* [Problem to work on] Hunt through the lines below for the string "threadIdx" and copy each one that has it.

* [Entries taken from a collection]

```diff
@@ -833,7 +829,6 @@
             if (h == 0) g.unorm_out[row_blk] = sqrtf(ssc[0]) * 1.0009765625f * 1.0001f;
         }
         if ((unit & (kUserTile / 32 - 1)) == 0) n_tiles_done += (unsigned long long)(2 * nwarm);
-        pda_wave_sync();
         const int j_lane = j, h_lane = h;
 #pragma unroll 1
         for (int ht = 0; ht < 2 * nwarm; ++ht) {
@@ -863,41 +858,25 @@
                 b1 = n1;
             }
             const f32x16 accx = acc0 + acc1;
-            const bool okw = (ht * 32 + j) < g.n_items_local;
-            const float pv = popw[ht * 32 + j];
-            const unsigned hb_mine = hm_l[j * (2 * kWarmTiles) + ht];
-            const bool any_hb = __any(hb_mine != 0u);
-            const uint32_t soff = (uint32_t)(unit * 32 + 4 * h) * (uint32_t)npos + (uint32_t)(ht * 32 + j);
-#pragma unroll
-            for (int r = 0; r < 16; ++r) {
-                const int row = (r & 3) + 8 * (r >> 2) + 4 * h;
-                float sc = accx[r];
-                sc = (sc > 0.0f ? sc + 1.0f : __expf(sc)) * pv;
-                bool p = okw && (sc >= -INFINITY);
-                if (any_hb) {
-                    const uint32_t hbr = (uint32_t)__shfl((int)hb_mine, row, 64);
-                    if ((hbr >> j) & 1u) p = false;
-                }
-                scores[soff + (uint32_t)((r & 3) + 8 * (r >> 2)) * (uint32_t)npos] = p ? pda_ordf(sc + 0.0f) : 0u;
-            }
-        }
-        pda_wave_sync();
+            const uint32_t soff = (uint32_t)(unit * 32 + 4 * h) * (uint32_t)kWarmPos + (uint32_t)(ht * 32 + j);
+            float* const srow = scores + soff;
+#pragma unroll
+            for (int r = 0; r < 16; ++r) srow[((r & 3) + 8 * (r >> 2)) * kWarmPos] = accx[r];
+        }
     };
     int unit = (int)blockIdx.x + G * wave;
     f32x4 ra[NC], rb_[NC];
-    u32x4 ha = {0u, 0u, 0u, 0u}, hb = {0u, 0u, 0u, 0u};
-    bool oa = false, ob = false;
-    load_rows(unit, row_uid(unit), ra, ha, oa);
+    load_rows(unit, row_uid(unit), ra);
     int uid_n = row_uid(unit + stride);
     while (unit < nunits) {
-        load_rows(unit + stride, uid_n, rb_, hb, ob);
+        load_rows(unit + stride, uid_n, rb_);
         uid_n = row_uid(unit + 2 * stride);
-        run_unit(unit, ra, ha, oa);
+        run_unit(unit, ra);
         unit += stride;
         if (unit >= nunits) break;
-        load_rows(unit + stride, uid_n, ra, ha, oa);
+        load_rows(unit + stride, uid_n, ra);
         uid_n = row_uid(unit + 2 * stride);
-        run_unit(unit, rb_, hb, ob);
+        run_unit(unit, rb_);
         unit += stride;
     }
     if (lane == 0 && n_tiles_done != 0ull) atomicAdd(reinterpret_cast<unsigned long long*>(g.stats + 2), n_tiles_done);
@@ -916,14 +895,42 @@
     const int tid = threadIdx.x, lane = tid & 63, wave = tid >> 6;
     const int K = g.K, n = g.n_users_blk;
     const int npos = 64 * g.warm_tiles;
-    const uint32_t* scores = g.wscore + kWarmPos;
+    const uint32_t* scores = g.wscore + 2 * kWarmPos;
     const int rb0 = ((int)blockIdx.x * 4 + wave) * kSelRows;
     if (rb0 >= n) return;
+    const f32x4 popv = *reinterpret_cast<const f32x4*>(g.wscore + kWarmPos + 4 * lane);
+    uint32_t gone = 0u;
+#pragma unroll
+    for (int q = 0; q < 4; ++q) gone |= (4 * lane + q < npos && 4 * lane + q < g.n_items_local) ? 0u : (1u << q);
+    const int mword = lane >> 3, mshift = 4 * (lane & 7);
+    int uid_l = 0;
+    if (g.hmask_tab != nullptr && lane < kSelRows && rb0 + lane < n) uid_l = g.users[rb0 + lane];
+    auto drop_of = [&](int rb, int row_w) __attribute__((always_inline)) -> uint32_t {
+        if (rb >= n) return 15u;
+        uint32_t mw = 0u;
+        if (g.hmask_tab != nullptr) {
+            const int uid = __builtin_amdgcn_readlane(uid_l, row_w);
+            if ((unsigned)uid < (unsigned)g.hmask_tab_rows) mw = g.hmask_tab[(size_t)uid * (2 * kWarmTiles) + mword];
+        } else if (g.hmask_ws != nullptr) {
+            mw = g.hmask_ws[(size_t)rb * (2 * kWarmTiles) + mword];
+        }
+        return ((mw >> mshift) & 15u) | gone;
+    };
+    auto head_of = [&](const u32x4& raw, uint32_t drop) __attribute__((always_inline)) -> u32x4 {
+        u32x4 o;
+#pragma unroll
+        for (int q = 0; q < 4; ++q) {
+            float sc = __uint_as_float(raw[q]);
+            sc = (sc > 0.0f ? sc + 1.0f : __expf(sc)) * popv[q];
+            const bool p = (sc >= -INFINITY) && ((drop >> q) & 1u) == 0u;
+            o[q] = p ? pda_ordf(sc + 0.0f) : 0u;
+        }
+        return o;
+    };
     const u32x4 idv = *reinterpret_cast<const u32x4*>(g.wscore + 4 * lane);
     uint32_t klo[4];
 #pragma unroll
     for (int q = 0; q < 4; ++q) klo[q] = 0xFFFFFFFFu - (uint32_t)(g.item_offset + (int)idv[q]);
-    const bool lane_on = 4 * lane < npos;
     float kth_mine = -INFINITY;
 
     auto count32 = [&](const u32x4& v, uint32_t t) __attribute__((always_inline)) -> int {
@@ -944,12 +951,16 @@
         uint32_t t[2], hi[2];
         int ct[2];
         bool need[2];
+        uint32_t drop[2];
 #pragma unroll
         for (int s = 0; s < 2; ++s) {
             const int rb = rb0 + it + s;
             const u32x4 z = {0u, 0u, 0u, 0u};
-            v[s] = (lane_on && rb < n) ? *reinterpret_cast<const u32x4*>(scores + (size_t)rb * npos + 4 * lane) : z;
-        }
+            v[s] = (gone != 15u && rb < n) ? *reinterpret_cast<const u32x4*>(scores + (size_t)rb * kWarmPos + 4 * lane) : z;
+            drop[s] = drop_of(rb, it + s);
+        }
+#pragma unroll
+        for (int s = 0; s < 2; ++s) v[s] = head_of(v[s], drop[s]);
 #pragma unroll
         for (int s = 0; s < 2; ++s) {
             ct[s] = count32(v[s], 1u);
@@ -2097,7 +2108,7 @@
     w.kth = w.total;
     w.total = w.kth + al((size_t)n_splits * (size_t)n_users_blk * 4);
     w.wscore = w.total;
-    w.total = w.wscore + al((size_t)kWarmPos * 4 + ((size_t)n_users_blk + kUserTile - 1) / kUserTile * kUserTile * kWarmPos * 4);
+    w.total = w.wscore + al((size_t)2 * kWarmPos * 4 + ((size_t)n_users_blk + kUserTile - 1) / kUserTile * kUserTile * kWarmPos * 4);
     return w;
 }
 extern "C" size_t pda_score_topk4_workspace_bytes(int n_users_blk, int n_items_local, int d, int n_splits) {
@@ -2538,6 +2549,29 @@
     return PDA_OK;
 }
 
+__global__ void __launch_bounds__(64) decided_search_kernel(const float* tailA, const float* tailB, int t0, int n_splits, int n_it, const int32_t* h_now,
+                                                            const float* nw, const float* tw, int n_q, int32_t* out) {
+    const unsigned lane = threadIdx.x;
+    for (int q = 0; q < n_q; ++q) {
+        const unsigned h = (unsigned)__builtin_amdgcn_readfirstlane(h_now[q]);
+        const float n = __int_as_float(__builtin_amdgcn_readfirstlane(__float_as_int(nw[q])));
+        const float t = __int_as_float(__builtin_amdgcn_readfirstlane(__float_as_int(tw[q])));
+        const unsigned a = decided_halftile<true>(tailA, tailB, (unsigned)t0, (unsigned)n_splits, h, n_it, n, t, lane);
+        const unsigned b = decided_halftile<false>(tailA, tailB, (unsigned)t0, (unsigned)n_splits, h, n_it, n, t, lane);
+        if (lane == 0) {
+            out[2 * q] = (int32_t)a;
+            out[2 * q + 1] = (int32_t)b;
+        }
+    }
+}
+extern "C" int pda_score_topk4_phase_decided_search(const float* tailA, const float* tailB, int t0, int n_splits, int n_it, const int32_t* h_now,
+                                                    const float* nw, const float* tw, int n_q, int32_t* out, void* stream) {
+    if (!tailB || !h_now || !nw || !tw || !out || t0 < 0 || n_splits < 1 || n_it < 0 || n_q <= 0) return PDA_ERR_ARG;
+    hipLaunchKernelGGL(decided_search_kernel, dim3(1), dim3(64), 0, reinterpret_cast<hipStream_t>(stream), tailA, tailB, t0, n_splits, n_it, h_now, nw, tw, n_q, out);
+    PDA_CHECK_LAUNCH();
+    return PDA_OK;
+}
+
 extern "C" int pda_score_topk4_phase_image_offsets(int n_users_blk, int n_items_local, int d, int n_splits, size_t* offs) {
     if (n_users_blk <= 0 || n_items_local <= 0 || (d != 64 && d != 128 && d != 256) || !offs) return PDA_ERR_ARG;
     if (n_splits <= 0) n_splits = pda_score_topk4_auto_splits(n_users_blk, n_items_local, d);
diff --git a/pda_amd/csrc/pda_v5_sweep.h b/pda_amd/csrc/pda_v5_sweep.h
--- a/pda_amd/csrc/pda_v5_sweep.h
+++ b/pda_amd/csrc/pda_v5_sweep.h
@@ -14,6 +14,36 @@
 #define XP(...)
 #endif
 constexpr int kRing5 = 192;
+
+__device__ __forceinline__ int decided_tile_scalar(const float* tailA, const float* tailB, unsigned t0, unsigned n_splits, int lo, int n_it, float nw, float tw) {
+    int hi = n_it;
+    while (lo < hi) {
+        const int mid = (lo + hi) >> 1;
+        const size_t T = (size_t)t0 + (size_t)mid * (size_t)n_splits;
+        if (__builtin_fmaf(nw, tailB[T], tailA[T]) * 1.000002f < tw) hi = mid; else lo = mid + 1;
+    }
+    return lo;
+}
+__device__ __forceinline__ int decided_tile_wave(const float* tailA, const float* tailB, unsigned t0, unsigned n_splits, int lo, int n_it, float nw, float tw, unsigned lane) {
+    int hi = n_it;
+    while (lo < hi) {
+        const int step = (hi - lo + 63) >> 6;
+        const int m = min(lo + ((int)lane + 1) * step - 1, hi - 1);
+        const size_t T = (size_t)t0 + (size_t)m * (size_t)n_splits;
+        const unsigned long long yes = __ballot(__builtin_fmaf(nw, tailB[T], tailA[T]) * 1.000002f < tw);
+        if (yes == 0ull) return hi;
+        const int f = __builtin_ctzll(yes);
+        hi = min(lo + (f + 1) * step - 1, hi - 1);
+        lo = lo + f * step;
+    }
+    return lo;
+}
+template <bool WAVE>
+__device__ __forceinline__ unsigned decided_halftile(const float* tailA, const float* tailB, unsigned t0, unsigned n_splits, unsigned h_now, int n_it, float nw, float tw, unsigned lane) {
+    if (tailA == nullptr || !(tw > -1.0e30f)) return 2u * (unsigned)n_it;
+    const int lo = (int)(h_now >> 1);
+    return 2u * (unsigned)(WAVE ? decided_tile_wave(tailA, tailB, t0, n_splits, lo, n_it, nw, tw, lane) : decided_tile_scalar(tailA, tailB, t0, n_splits, lo, n_it, nw, tw));
+}
 
 
 
@@ -387,14 +417,7 @@
 #ifdef PDA_V5_NO_FREE
             return hend;
 #else
-            if (g.tailA == nullptr || !(tw > -1.0e30f)) return hend;
-            int lo = (int)(h_now >> 1), hi = n_it;
-            while (lo < hi) {
-                const int mid = (lo + hi) >> 1;
-                const size_t T = (size_t)t0 + (size_t)mid * (size_t)g.n_splits;
-                if (__builtin_fmaf(nw, g.tailB[T], g.tailA[T]) * 1.000002f < tw) hi = mid; else lo = mid + 1;
-            }
-            return 2u * (unsigned)lo;
+            return decided_halftile<true>(g.tailA, g.tailB, t0, (unsigned)g.n_splits, h_now, n_it, nw, tw, (unsigned)lane);
 #endif
         };
         float* xch = reinterpret_cast<float*>(sync + 72);
```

* [Answer space]
     const int tid = threadIdx.x, lane = tid & 63, wave = tid >> 6;
+    const unsigned lane = threadIdx.x;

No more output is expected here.